■ Exercise goal:
Your answer should restate each line of the data below word for word.

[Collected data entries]
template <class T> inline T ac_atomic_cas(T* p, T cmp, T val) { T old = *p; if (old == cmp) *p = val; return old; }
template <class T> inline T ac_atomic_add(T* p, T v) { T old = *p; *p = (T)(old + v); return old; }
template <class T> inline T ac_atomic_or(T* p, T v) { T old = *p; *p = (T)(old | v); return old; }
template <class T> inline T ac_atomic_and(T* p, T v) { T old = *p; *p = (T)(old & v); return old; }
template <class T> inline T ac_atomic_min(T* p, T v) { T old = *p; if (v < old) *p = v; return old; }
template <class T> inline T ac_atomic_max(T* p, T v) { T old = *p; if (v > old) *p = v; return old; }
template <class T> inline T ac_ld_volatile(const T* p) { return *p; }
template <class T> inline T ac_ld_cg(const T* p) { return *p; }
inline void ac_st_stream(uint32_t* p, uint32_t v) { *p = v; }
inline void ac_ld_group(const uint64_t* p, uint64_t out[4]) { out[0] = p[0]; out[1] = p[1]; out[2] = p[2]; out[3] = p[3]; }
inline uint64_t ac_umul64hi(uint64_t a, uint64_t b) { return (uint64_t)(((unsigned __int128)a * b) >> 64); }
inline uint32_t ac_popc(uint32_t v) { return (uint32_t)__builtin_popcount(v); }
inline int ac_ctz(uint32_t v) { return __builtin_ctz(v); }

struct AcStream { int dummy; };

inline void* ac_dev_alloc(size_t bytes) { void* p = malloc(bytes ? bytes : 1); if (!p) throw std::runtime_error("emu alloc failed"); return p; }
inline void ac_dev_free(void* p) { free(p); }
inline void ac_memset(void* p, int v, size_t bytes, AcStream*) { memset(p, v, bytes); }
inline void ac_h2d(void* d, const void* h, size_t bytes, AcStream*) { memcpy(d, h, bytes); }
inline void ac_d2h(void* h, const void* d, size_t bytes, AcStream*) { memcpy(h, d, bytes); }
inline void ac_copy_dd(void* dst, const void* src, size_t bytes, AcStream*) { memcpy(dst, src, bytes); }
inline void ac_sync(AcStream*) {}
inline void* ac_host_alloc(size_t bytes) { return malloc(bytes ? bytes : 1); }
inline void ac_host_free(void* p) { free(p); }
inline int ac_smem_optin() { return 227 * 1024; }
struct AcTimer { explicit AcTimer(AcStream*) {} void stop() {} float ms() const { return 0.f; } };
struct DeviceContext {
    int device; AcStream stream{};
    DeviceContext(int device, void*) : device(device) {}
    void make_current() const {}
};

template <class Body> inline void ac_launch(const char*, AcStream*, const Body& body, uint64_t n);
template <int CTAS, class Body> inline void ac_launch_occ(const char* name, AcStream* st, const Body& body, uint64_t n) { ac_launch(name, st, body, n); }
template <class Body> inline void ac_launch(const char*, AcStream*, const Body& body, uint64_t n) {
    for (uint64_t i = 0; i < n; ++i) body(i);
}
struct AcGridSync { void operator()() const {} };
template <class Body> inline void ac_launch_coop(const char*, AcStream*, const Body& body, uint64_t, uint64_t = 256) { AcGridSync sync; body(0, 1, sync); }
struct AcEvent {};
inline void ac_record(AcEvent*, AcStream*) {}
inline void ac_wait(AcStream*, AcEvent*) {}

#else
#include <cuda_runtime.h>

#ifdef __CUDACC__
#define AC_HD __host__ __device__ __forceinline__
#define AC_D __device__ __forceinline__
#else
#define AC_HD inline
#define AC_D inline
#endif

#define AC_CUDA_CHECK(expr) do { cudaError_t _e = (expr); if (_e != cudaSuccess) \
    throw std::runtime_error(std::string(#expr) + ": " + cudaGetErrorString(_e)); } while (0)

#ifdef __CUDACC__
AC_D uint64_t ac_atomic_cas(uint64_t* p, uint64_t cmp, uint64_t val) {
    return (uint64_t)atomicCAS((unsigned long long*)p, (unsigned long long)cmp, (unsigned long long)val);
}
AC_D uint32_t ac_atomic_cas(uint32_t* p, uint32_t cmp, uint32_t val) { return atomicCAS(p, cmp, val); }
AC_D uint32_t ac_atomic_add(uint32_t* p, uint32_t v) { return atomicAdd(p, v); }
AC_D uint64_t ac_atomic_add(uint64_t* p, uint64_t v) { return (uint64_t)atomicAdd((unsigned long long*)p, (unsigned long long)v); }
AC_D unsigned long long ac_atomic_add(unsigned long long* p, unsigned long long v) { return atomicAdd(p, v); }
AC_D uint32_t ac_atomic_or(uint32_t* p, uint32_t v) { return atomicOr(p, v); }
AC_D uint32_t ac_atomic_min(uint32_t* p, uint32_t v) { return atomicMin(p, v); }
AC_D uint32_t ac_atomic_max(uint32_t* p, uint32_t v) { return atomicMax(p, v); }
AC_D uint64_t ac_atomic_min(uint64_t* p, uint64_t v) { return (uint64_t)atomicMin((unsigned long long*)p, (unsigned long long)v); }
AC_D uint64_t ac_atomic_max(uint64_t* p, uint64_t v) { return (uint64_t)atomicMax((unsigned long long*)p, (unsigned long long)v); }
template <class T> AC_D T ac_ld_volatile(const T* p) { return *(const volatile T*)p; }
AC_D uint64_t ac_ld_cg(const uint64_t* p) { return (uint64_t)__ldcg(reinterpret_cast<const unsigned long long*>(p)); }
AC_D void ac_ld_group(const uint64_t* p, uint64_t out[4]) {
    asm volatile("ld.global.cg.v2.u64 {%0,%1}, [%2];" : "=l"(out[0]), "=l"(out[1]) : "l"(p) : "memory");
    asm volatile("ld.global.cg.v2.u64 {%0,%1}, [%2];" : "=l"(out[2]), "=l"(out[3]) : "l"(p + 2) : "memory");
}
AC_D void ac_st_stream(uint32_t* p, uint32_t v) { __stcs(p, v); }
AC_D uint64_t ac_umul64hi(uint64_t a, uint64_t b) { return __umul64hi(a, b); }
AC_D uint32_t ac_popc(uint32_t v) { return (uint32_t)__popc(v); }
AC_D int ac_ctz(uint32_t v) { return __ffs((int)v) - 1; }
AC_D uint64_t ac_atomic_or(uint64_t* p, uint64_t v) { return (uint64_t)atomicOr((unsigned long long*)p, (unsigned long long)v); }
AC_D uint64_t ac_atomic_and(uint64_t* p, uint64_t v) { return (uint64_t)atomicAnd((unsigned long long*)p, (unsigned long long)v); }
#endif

■ Solution for this exercise:
template <class T> inline T ac_atomic_cas(T* p, T cmp, T val) { T old = *p; if (old == cmp) *p = val; return old; }
template <class T> inline T ac_atomic_add(T* p, T v) { T old = *p; *p = (T)(old + v); return old; }
template <class T> inline T ac_atomic_or(T* p, T v) { T old = *p; *p = (T)(old | v); return old; }
template <class T> inline T ac_atomic_and(T* p, T v) { T old = *p; *p = (T)(old & v); return old; }
template <class T> inline T ac_atomic_min(T* p, T v) { T old = *p; if (v < old) *p = v; return old; }
template <class T> inline T ac_atomic_max(T* p, T v) { T old = *p; if (v > old) *p = v; return old; }
template <class T> inline T ac_ld_volatile(const T* p) { return *p; }
template <class T> inline T ac_ld_cg(const T* p) { return *p; }
inline void ac_st_stream(uint32_t* p, uint32_t v) { *p = v; }
inline void ac_ld_group(const uint64_t* p, uint64_t out[4]) { out[0] = p[0]; out[1] = p[1]; out[2] = p[2]; out[3] = p[3]; }
inline uint64_t ac_umul64hi(uint64_t a, uint64_t b) { return (uint64_t)(((unsigned __int128)a * b) >> 64); }
inline uint32_t ac_popc(uint32_t v) { return (uint32_t)__builtin_popcount(v); }
inline int ac_ctz(uint32_t v) { return __builtin_ctz(v); }

struct AcStream { int dummy; };

inline void* ac_dev_alloc(size_t bytes) { void* p = malloc(bytes ? bytes : 1); if (!p) throw std::runtime_error("emu alloc failed"); return p; }
inline void ac_dev_free(void* p) { free(p); }
inline void ac_memset(void* p, int v, size_t bytes, AcStream*) { memset(p, v, bytes); }
inline void ac_h2d(void* d, const void* h, size_t bytes, AcStream*) { memcpy(d, h, bytes); }
inline void ac_d2h(void* h, const void* d, size_t bytes, AcStream*) { memcpy(h, d, bytes); }
inline void ac_copy_dd(void* dst, const void* src, size_t bytes, AcStream*) { memcpy(dst, src, bytes); }
inline void ac_sync(AcStream*) {}
inline void* ac_host_alloc(size_t bytes) { return malloc(bytes ? bytes : 1); }
inline void ac_host_free(void* p) { free(p); }
inline int ac_smem_optin() { return 227 * 1024; }
struct AcTimer { explicit AcTimer(AcStream*) {} void stop() {} float ms() const { return 0.f; } };
struct DeviceContext {
    int device; AcStream stream{};
    DeviceContext(int device, void*) : device(device) {}
    void make_current() const {}
};

template <class Body> inline void ac_launch(const char*, AcStream*, const Body& body, uint64_t n);
template <int CTAS, class Body> inline void ac_launch_occ(const char* name, AcStream* st, const Body& body, uint64_t n) { ac_launch(name, st, body, n); }
template <class Body> inline void ac_launch(const char*, AcStream*, const Body& body, uint64_t n) {
    for (uint64_t i = 0; i < n; ++i) body(i);
}
struct AcGridSync { void operator()() const {} };
template <class Body> inline void ac_launch_coop(const char*, AcStream*, const Body& body, uint64_t, uint64_t = 256) { AcGridSync sync; body(0, 1, sync); }
struct AcEvent {};
inline void ac_record(AcEvent*, AcStream*) {}
inline void ac_wait(AcStream*, AcEvent*) {}

#else
#include <cuda_runtime.h>

#ifdef __CUDACC__
#define AC_HD __host__ __device__ __forceinline__
#define AC_D __device__ __forceinline__
#else
#define AC_HD inline
#define AC_D inline
#endif

#define AC_CUDA_CHECK(expr) do { cudaError_t _e = (expr); if (_e != cudaSuccess) \
    throw std::runtime_error(std::string(#expr) + ": " + cudaGetErrorString(_e)); } while (0)

#ifdef __CUDACC__
AC_D uint64_t ac_atomic_cas(uint64_t* p, uint64_t cmp, uint64_t val) {
    return (uint64_t)atomicCAS((unsigned long long*)p, (unsigned long long)cmp, (unsigned long long)val);
}
AC_D uint32_t ac_atomic_cas(uint32_t* p, uint32_t cmp, uint32_t val) { return atomicCAS(p, cmp, val); }
AC_D uint32_t ac_atomic_add(uint32_t* p, uint32_t v) { return atomicAdd(p, v); }
AC_D uint64_t ac_atomic_add(uint64_t* p, uint64_t v) { return (uint64_t)atomicAdd((unsigned long long*)p, (unsigned long long)v); }
AC_D unsigned long long ac_atomic_add(unsigned long long* p, unsigned long long v) { return atomicAdd(p, v); }
AC_D uint32_t ac_atomic_or(uint32_t* p, uint32_t v) { return atomicOr(p, v); }
AC_D uint32_t ac_atomic_min(uint32_t* p, uint32_t v) { return atomicMin(p, v); }
AC_D uint32_t ac_atomic_max(uint32_t* p, uint32_t v) { return atomicMax(p, v); }
AC_D uint64_t ac_atomic_min(uint64_t* p, uint64_t v) { return (uint64_t)atomicMin((unsigned long long*)p, (unsigned long long)v); }
AC_D uint64_t ac_atomic_max(uint64_t* p, uint64_t v) { return (uint64_t)atomicMax((unsigned long long*)p, (unsigned long long)v); }
template <class T> AC_D T ac_ld_volatile(const T* p) { return *(const volatile T*)p; }
AC_D uint64_t ac_ld_cg(const uint64_t* p) { return (uint64_t)__ldcg(reinterpret_cast<const unsigned long long*>(p)); }
AC_D void ac_ld_group(const uint64_t* p, uint64_t out[4]) {
    asm volatile("ld.global.cg.v2.u64 {%0,%1}, [%2];" : "=l"(out[0]), "=l"(out[1]) : "l"(p) : "memory");
    asm volatile("ld.global.cg.v2.u64 {%0,%1}, [%2];" : "=l"(out[2]), "=l"(out[3]) : "l"(p + 2) : "memory");
}
AC_D void ac_st_stream(uint32_t* p, uint32_t v) { __stcs(p, v); }
AC_D uint64_t ac_umul64hi(uint64_t a, uint64_t b) { return __umul64hi(a, b); }
AC_D uint32_t ac_popc(uint32_t v) { return (uint32_t)__popc(v); }
AC_D int ac_ctz(uint32_t v) { return __ffs((int)v) - 1; }
AC_D uint64_t ac_atomic_or(uint64_t* p, uint64_t v) { return (uint64_t)atomicOr((unsigned long long*)p, (unsigned long long)v); }
AC_D uint64_t ac_atomic_and(uint64_t* p, uint64_t v) { return (uint64_t)atomicAnd((unsigned long long*)p, (unsigned long long)v); }
#endif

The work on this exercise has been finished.